IVolatility Egar Service

Discussion in 'Options' started by Watson, Jun 22, 2004.

  1. Cheers.

    Surely any an implied correlation approaching +1 has got to be a good risk ?
     
    #131     Dec 11, 2005
  2. Absolutely, my friend. It's is my belief that most dispersion players are not locking-vols profitably. The bid/offer vol offers greater variance than the likely return on the strategy.
     
    #132     Dec 11, 2005
  3. What exactly do you mean by “locking Vols” ? Are you implying they could be profitable if they did it right ?
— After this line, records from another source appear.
# zraorg/ZRA

Hardware: AMD Instinct MI355X
Metric: compress + RA-decompress GiB/s, 16 GiB @ 64 KiB frames, 1/2/4/8 MI355X (higher is better)
Workload: dtype u8

## Files before the change

zra_amd/csrc/zra_encode.hip:

```cpp
#include <cstdio>
#include <unistd.h>
#include "zra_host.h"
#include "zra_dev.h"
#include "zra_format.h"
#include "zra_env.h"
#include <algorithm>
#include <cstdlib>
#include <vector>

extern "C" __global__ void zra_mf_kernel(ZraEncArgs a, uint32_t block, uint32_t only, uint32_t onlySlot, uint32_t perWave);
extern "C" __global__ void zra_mf_opt_kernel(ZraEncArgs a, uint32_t block, uint32_t only, uint32_t onlySlot, uint32_t perWave);
extern "C" __global__ void zra_mf_dfast_ls_kernel(ZraEncArgs a, uint32_t block, uint32_t only, uint32_t onlySlot);
extern "C" __global__ void zra_mf_hc_kernel(ZraEncArgs a, uint32_t block, uint32_t only, uint32_t onlySlot);
extern "C" __global__ void zra_mf_fast_kernel(ZraEncArgs a, uint32_t block, uint32_t perWave);
extern "C" __global__ void zra_mf_dfast_kernel(ZraEncArgs a, uint32_t block, uint32_t only, uint32_t onlySlot);
extern "C" __global__ void zra_mf_dfast_fl_kernel(ZraEncArgs a, ZraFlagArgs g, uint32_t block, uint32_t only, uint32_t onlySlot);
extern "C" __global__ void zra_entropy_kernel(ZraEncArgs a, uint32_t block);
extern "C" __global__ void zra_entropy_front_kernel(ZraEncArgs a, uint32_t block);
extern "C" __global__ void zra_entropy_back_kernel(ZraEncArgs a, uint32_t block);
extern "C" __global__ void zra_ent_chain_kernel(ZraEncArgs a);
extern "C" __global__ void zra_ent_chain5_kernel(ZraEncArgs a);

using namespace zra_dev;
using namespace zra_env;
// ... 147 lines not shown
      if (!encScan_.reserve(64)) return zerr(64);
      bool okProbe = hipMemsetAsync(encScan_.p, 0, 64, stream2_) == hipSuccess &&
                     hipStreamWaitValue32(stream2_, encScan_.p, 0, hipStreamWaitValueGte, 0xFFFFFFFFu) == hipSuccess &&
                     hipStreamSynchronize(stream2_) == hipSuccess;
      if (!okProbe) (void)hipGetLastError();
      waitValueOk_ = okProbe ? 1 : -1;
    }
    if (waitValueOk_ < 0) persist = false;
    if (persist)
      return compress_persistent(dIn, inSize, dBody, bodyBase0, dEntries, dSizes, bodySize, frameSize, checksum, full, tail,
                                 tableWords, seqStride, litStride, slotStride);
  }
  uint64_t budget = 8ull << 30;
  if (env_set("ZRA_ENC_BUDGET_GIB")) budget = (uint64_t)env_int("ZRA_ENC_BUDGET_GIB", 0) << 30;
  else if (full.strategy != 2) {
    size_t freeB = 0, totalB = 0;
    uint64_t mine = 0; for (auto& x : encCtx_) mine += x.tables.cap + x.seqs.cap + x.lits.cap + x.slots.cap;
    if (hipMemGetInfo(&freeB, &totalB) == hipSuccess) budget = std::min<uint64_t>(64ull << 30, std::max<uint64_t>(budget, (uint64_t)(((uint64_t)freeB + mine) * 0.25)));
  }
  uint32_t B = (uint32_t)std::max<uint64_t>(1, std::min<uint64_t>({nFramesTotal, budget / perFrame, full.strategy == 2 ? 16384ull : 65536ull}));
  if (B > 1024) B &= ~1023u;
  { uint64_t nBatches = (nFramesTotal + B - 1) / B;
    if (maxBlocksPerFrame > 1 && nBatches == 1 && nFramesTotal >= 32ull * (uint64_t)numCUs_) nBatches = 2;
    if (nBatches > 1) B = (uint32_t)std::min<uint64_t>(B, ((nFramesTotal + nBatches - 1) / nBatches + 63) & ~63ull); }
  const uint32_t entGridB = (uint32_t)std::min<uint64_t>(B, (uint64_t)numCUs_ * 5);
  const uint64_t entWorkStride = (9 * seqStride + 255) & ~255ull;
  const int nCtx = nFramesTotal > B ? 2 : 1;
  for (int c = 0; c < nCtx; c++) {
    EncCtx& x = encCtx_[c];
    if (!x.tables.reserve(B * tableWords * 4) || !x.seqs.reserve(B * seqStride * 8) || !x.lits.reserve((size_t)entGridB * litStride) ||
        !x.work.reserve((size_t)entGridB * entWorkStride) ||
        !x.slots.reserve(B * slotStride) || !x.misc.reserve(B * (sizeof(ZraEncFrameState) + sizeof(ZraEncBlockOut))) ||
        !x.ck.reserve((size_t)B * 4) || !x.sizes.reserve((size_t)B * 16))
      return zerr(64);
  }
  const size_t nEntLaunches = (size_t)((nFramesTotal + B - 1) / B) * maxBlocksPerFrame + 4;
  if (!encScan_.reserve(64 + 4 * nEntLaunches)) return zerr(64);
  uint64_t* dRunning = encScan_.as<uint64_t>();
  uint32_t* dEntQueues = (uint32_t*)(encScan_.as<uint8_t>() + 64);
  HIPCHK(hipMemsetAsync(encScan_.p, 0, 64 + 4 * nEntLaunches, stream2_));
  size_t entLaunch = 0;

  ZraEncArgs base{};
  base.in = dIn; base.inSize = inSize; base.frameSize = frameSize; base.checksum = checksum ? 1 : 0;
  base.full = full; base.tail = tail;
  dbgSeqStride_ = seqStride; dbgB_ = (uint32_t)B;
  base.tableStride = tableWords; base.seqStride = seqStride; base.litStride = litStride; base.slotStride = slotStride;
  base.entWorkStride = entWorkStride; base.slotRing = B; base.entSubFrames = B; base.entPrio = 3;

  size_t evNext = 0;
  auto ev = [&]() -> hipEvent_t {
    if (evNext == evPool_.size()) { hipEvent_t e = nullptr; if (hipEventCreate(&e) != hipSuccess) return nullptr; evPool_.push_back(e); }
    return evPool_[evNext++];
  };
  std::vector<std::pair<hipEvent_t, hipEvent_t>> mfSpans, entSpans;
  hipEvent_t entDone[2] = {nullptr, nullptr};
  hipStream_t mfStream2 = nullptr;
  if (nCtx == 2) {
    if (!pipeStreams_[0] && hipStreamCreateWithFlags(&pipeStreams_[0], hipStreamNonBlocking) != hipSuccess) { pipeStreams_[0] = nullptr; (void)hipGetLastError(); }
    mfStream2 = pipeStreams_[0];
  }
  { hipEvent_t e0 = ev(); if (!e0) return zerr(1); HIPCHK(hipEventRecord(e0, stream_)); HIPCHK(hipStreamWaitEvent(stream2_, e0, 0));
    if (mfStream2) HIPCHK(hipStreamWaitEvent(mfStream2, e0, 0)); }

  uint64_t batchIdx = 0;
  for (uint64_t f0 = 0; f0 < nFramesTotal; f0 += B, batchIdx++) {
    const uint32_t nb = (uint32_t)std::min<uint64_t>(B, nFramesTotal - f0);
    const int c = (int)(batchIdx % nCtx);
    EncCtx& x = encCtx_[c];
    ZraEncArgs a = base;
    a.firstFrame = (uint32_t)f0; a.nFrames = nb;
    a.tables = x.tables.as<uint32_t>(); a.seqs = x.seqs.as<uint64_t>(); a.lits = x.lits.as<uint8_t>(); a.slots = x.slots.as<uint8_t>();
    a.state = x.misc.as<ZraEncFrameState>();
    a.blockOut = (ZraEncBlockOut*)(x.misc.as<uint8_t>() + (size_t)B * sizeof(ZraEncFrameState));
    a.contentCk = x.ck.as<uint32_t>();
    a.sizes = x.sizes.as<uint64_t>();
    uint64_t* dOffsets = x.sizes.as<uint64_t>() + B;
    if (checksum)
      hipLaunchKernelGGL(zra_content_ck_kernel, dim3((nb * 4 + 255) / 256), dim3(256), 0, stream2_, dIn, (u64)inSize, frameSize, (u32)f0, nb, a.contentCk);
    const uint64_t firstFrameSize = std::min<uint64_t>(frameSize, inSize - f0 * frameSize);
    const ZraEncParams& P0 = firstFrameSize == frameSize ? full : tail;
    const uint32_t rounds = (uint32_t)((firstFrameSize + P0.blockSize - 1) / P0.blockSize);
    hipStream_t sA = (c == 1 && mfStream2) ? mfStream2 : stream_;
    if (entDone[c]) HIPCHK(hipStreamWaitEvent(sA, entDone[c], 0));
    { static const bool poison = env_set("ZRA_ENC_POISON");
      if (poison) HIPCHK(hipMemsetAsync(x.tables.p, 0xA5, (size_t)nb * tableWords * 4, sA)); }
    for (uint32_t blk = 0; blk < rounds; blk++) {
      hipEvent_t m0 = ev(), m1 = ev(), e1 = ev();
      if (!m0 || !m1 || !e1) return zerr(1);
      HIPCHK(hipEventRecord(m0, sA));
      {
        const bool hasTail = tailSize && f0 + nb == nFramesTotal;
        const uint32_t shL = 1, shS = 2, dupLog = 8;
        a.mfFilter = shL | (shS << 4) | (dupLog << 8);
        const uint32_t hl = std::max(full.hashLog, tail.hashLog), cl = std::max(full.chainLog, tail.chainLog);
        const size_t filterBytes = (8u << dupLog) + (((size_t)1 << hl) >> shL) / 8 + (((size_t)1 << cl) >> shS) / 8 + 64;
        const bool serialAll = std::min<uint64_t>(frameSize, inSize) > (1ull << full.windowLog);
        a.serialAll = serialAll ? 1u : 0u;
        const bool oddTail = !serialAll && hasTail && (tail.strategy == 2) != (full.strategy == 2);
        auto launchLone = [&](uint32_t only, uint32_t slot) {
          if (tail.strategy >= 3 && tail.strategy <= 5) hipLaunchKernelGGL(zra_mf_hc_kernel, dim3(1), dim3(64), 0, sA, a, blk, only, slot);
          else hipLaunchKernelGGL(mfGeneric, dim3(1), dim3(64), 0, sA, a, blk, only, slot, 1u);
        };
        if (full.strategy == 2 && !serialAll) {
          hipLaunchKernelGGL(zra_mf_dfast_kernel, dim3(nb), dim3(64), filterBytes, sA, a, blk, 0xFFFFFFFFu, 0u);
          if (oddTail) launchLone((uint32_t)(nb - 1), (uint32_t)(nb - 1));
        } else {
          const bool hashChain = full.strategy >= 3 && full.strategy <= 5 && !serialAll;
          const uint32_t perWave = hashChain ? 1u : std::min<uint32_t>(8u, std::max<uint32_t>(1u, (nb + (uint32_t)numCUs_ * 32 - 1) / ((uint32_t)numCUs_ * 32)));
          const bool lean = hashChain || full.strategy == 1;
          const uint32_t hcPad = hashChain && full.searchLog >= 5 && tableWords * 4 >= (4ull << 20) ? 5120u : 0u;
          if (hashChain) hipLaunchKernelGGL(zra_mf_hc_kernel, dim3(nb), dim3(64), hcPad, sA, a, blk, 0xFFFFFFFFu, 0u);
          else if (lean) hipLaunchKernelGGL(zra_mf_fast_kernel, dim3((nb + perWave - 1) / perWave), dim3(64), 0, sA, a, blk, perWave);
          else hipLaunchKernelGGL(mfGeneric, dim3((nb + perWave - 1) / perWave), dim3(64), 0, sA, a, blk, 0xFFFFFFFFu, 0u, perWave);
          if (oddTail) hipLaunchKernelGGL(zra_mf_dfast_kernel, dim3(1), dim3(64), filterBytes, sA, a, blk, (uint32_t)(nb - 1), (uint32_t)(nb - 1));
          else if (lean && hasTail && (hashChain ? (tail.strategy < 3 || tail.strategy > 5) : tail.strategy != 1))
            launchLone((uint32_t)(nb - 1), (uint32_t)(nb - 1));
        }
      }
      HIPCHK(hipEventRecord(m1, sA));
      mfSpans.push_back({m0, m1});
      HIPCHK(hipStreamWaitEvent(stream2_, m1, 0));
      hipEvent_t e0 = ev(); if (!e0) return zerr(1);
      HIPCHK(hipEventRecord(e0, stream2_));
      { ZraEncArgs ae = a; ae.entQueue = dEntQueues + entLaunch++; ae.entWork = x.work.as<uint8_t>();
        hipLaunchKernelGGL(zra_entropy_kernel, dim3(std::min<uint32_t>(nb, entGridB)), dim3(256), 0, stream2_, ae, blk); }
      HIPCHK(hipEventRecord(e1, stream2_));
      entSpans.push_back({e0, e1});
      if (blk + 1 < rounds) HIPCHK(hipStreamWaitEvent(sA, e1, 0));
    }
    hipLaunchKernelGGL(zra_scan_sizes_kernel, dim3(1), dim3(64), 0, stream2_, a.sizes, nb, dOffsets, dRunning, (const u32*)nullptr);
    hipLaunchKernelGGL(zra_gather_frames_kernel, dim3(nb), dim3(256), 0, stream2_, a.slots, slotStride, a.sizes, dOffsets, dBody,
                       bodyBase0, dEntries ? dEntries : nullptr, (u32)f0, dSizes, (const u32*)nullptr);
    hipEvent_t done = ev(); if (!done) return zerr(1);
    HIPCHK(hipEventRecord(done, stream2_));
    entDone[c] = done;
    if ((uint64_t)env_i64("ZRA_ENC_FAIL_BATCH", -1) == batchIdx) return zerr(1);
  }
  uint64_t total = 0;
  HIPCHK(hipMemcpyAsync(&total, dRunning, 8, hipMemcpyDeviceToHost, stream2_));
  HIPCHK(hipStreamSynchronize(stream2_));
  HIPCHK(hipStreamSynchronize(stream_));
  if (mfStream2) HIPCHK(hipStreamSynchronize(mfStream2));
  HIPCHK(hipGetLastError());
  double kernelMs = 0;
  kstats_[0] = kstats_[1] = kstats_[2] = kstats_[3] = 0;
  for (auto& sp : mfSpans) { float m = 0; if (hipEventElapsedTime(&m, sp.first, sp.second) == hipSuccess) { kstats_[0] += m; kstats_[1] += 1; kernelMs += m; } }
  for (auto& sp : entSpans) { float m = 0; if (hipEventElapsedTime(&m, sp.first, sp.second) == hipSuccess) { kstats_[2] += m; kstats_[3] += 1; } }
  lastKernelMs_ = kernelMs;
  *bodySize = total;
  return ok();
}
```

    Not sure what you mean here; do you mean the Index Vol vs Component Vol has a moderate amount of variance which could be exploited ? Or are you talking about the bid/offer spread of the components ?

    Any views / tips / pointers with regards to running a reverse dispersion trade.

    Lots of questions - thanks again.
     
    #133     Dec 12, 2005
  4. Hello ?
     
    #134     Dec 14, 2005
  5. Quote from Profitaker:

    What exactly do you mean by “locking Vols” ? Are you implying they could be profitable if they did it right ?

    Miscues in correlation and the lack of marks to the actual bid/offer vols being traded in index/comp.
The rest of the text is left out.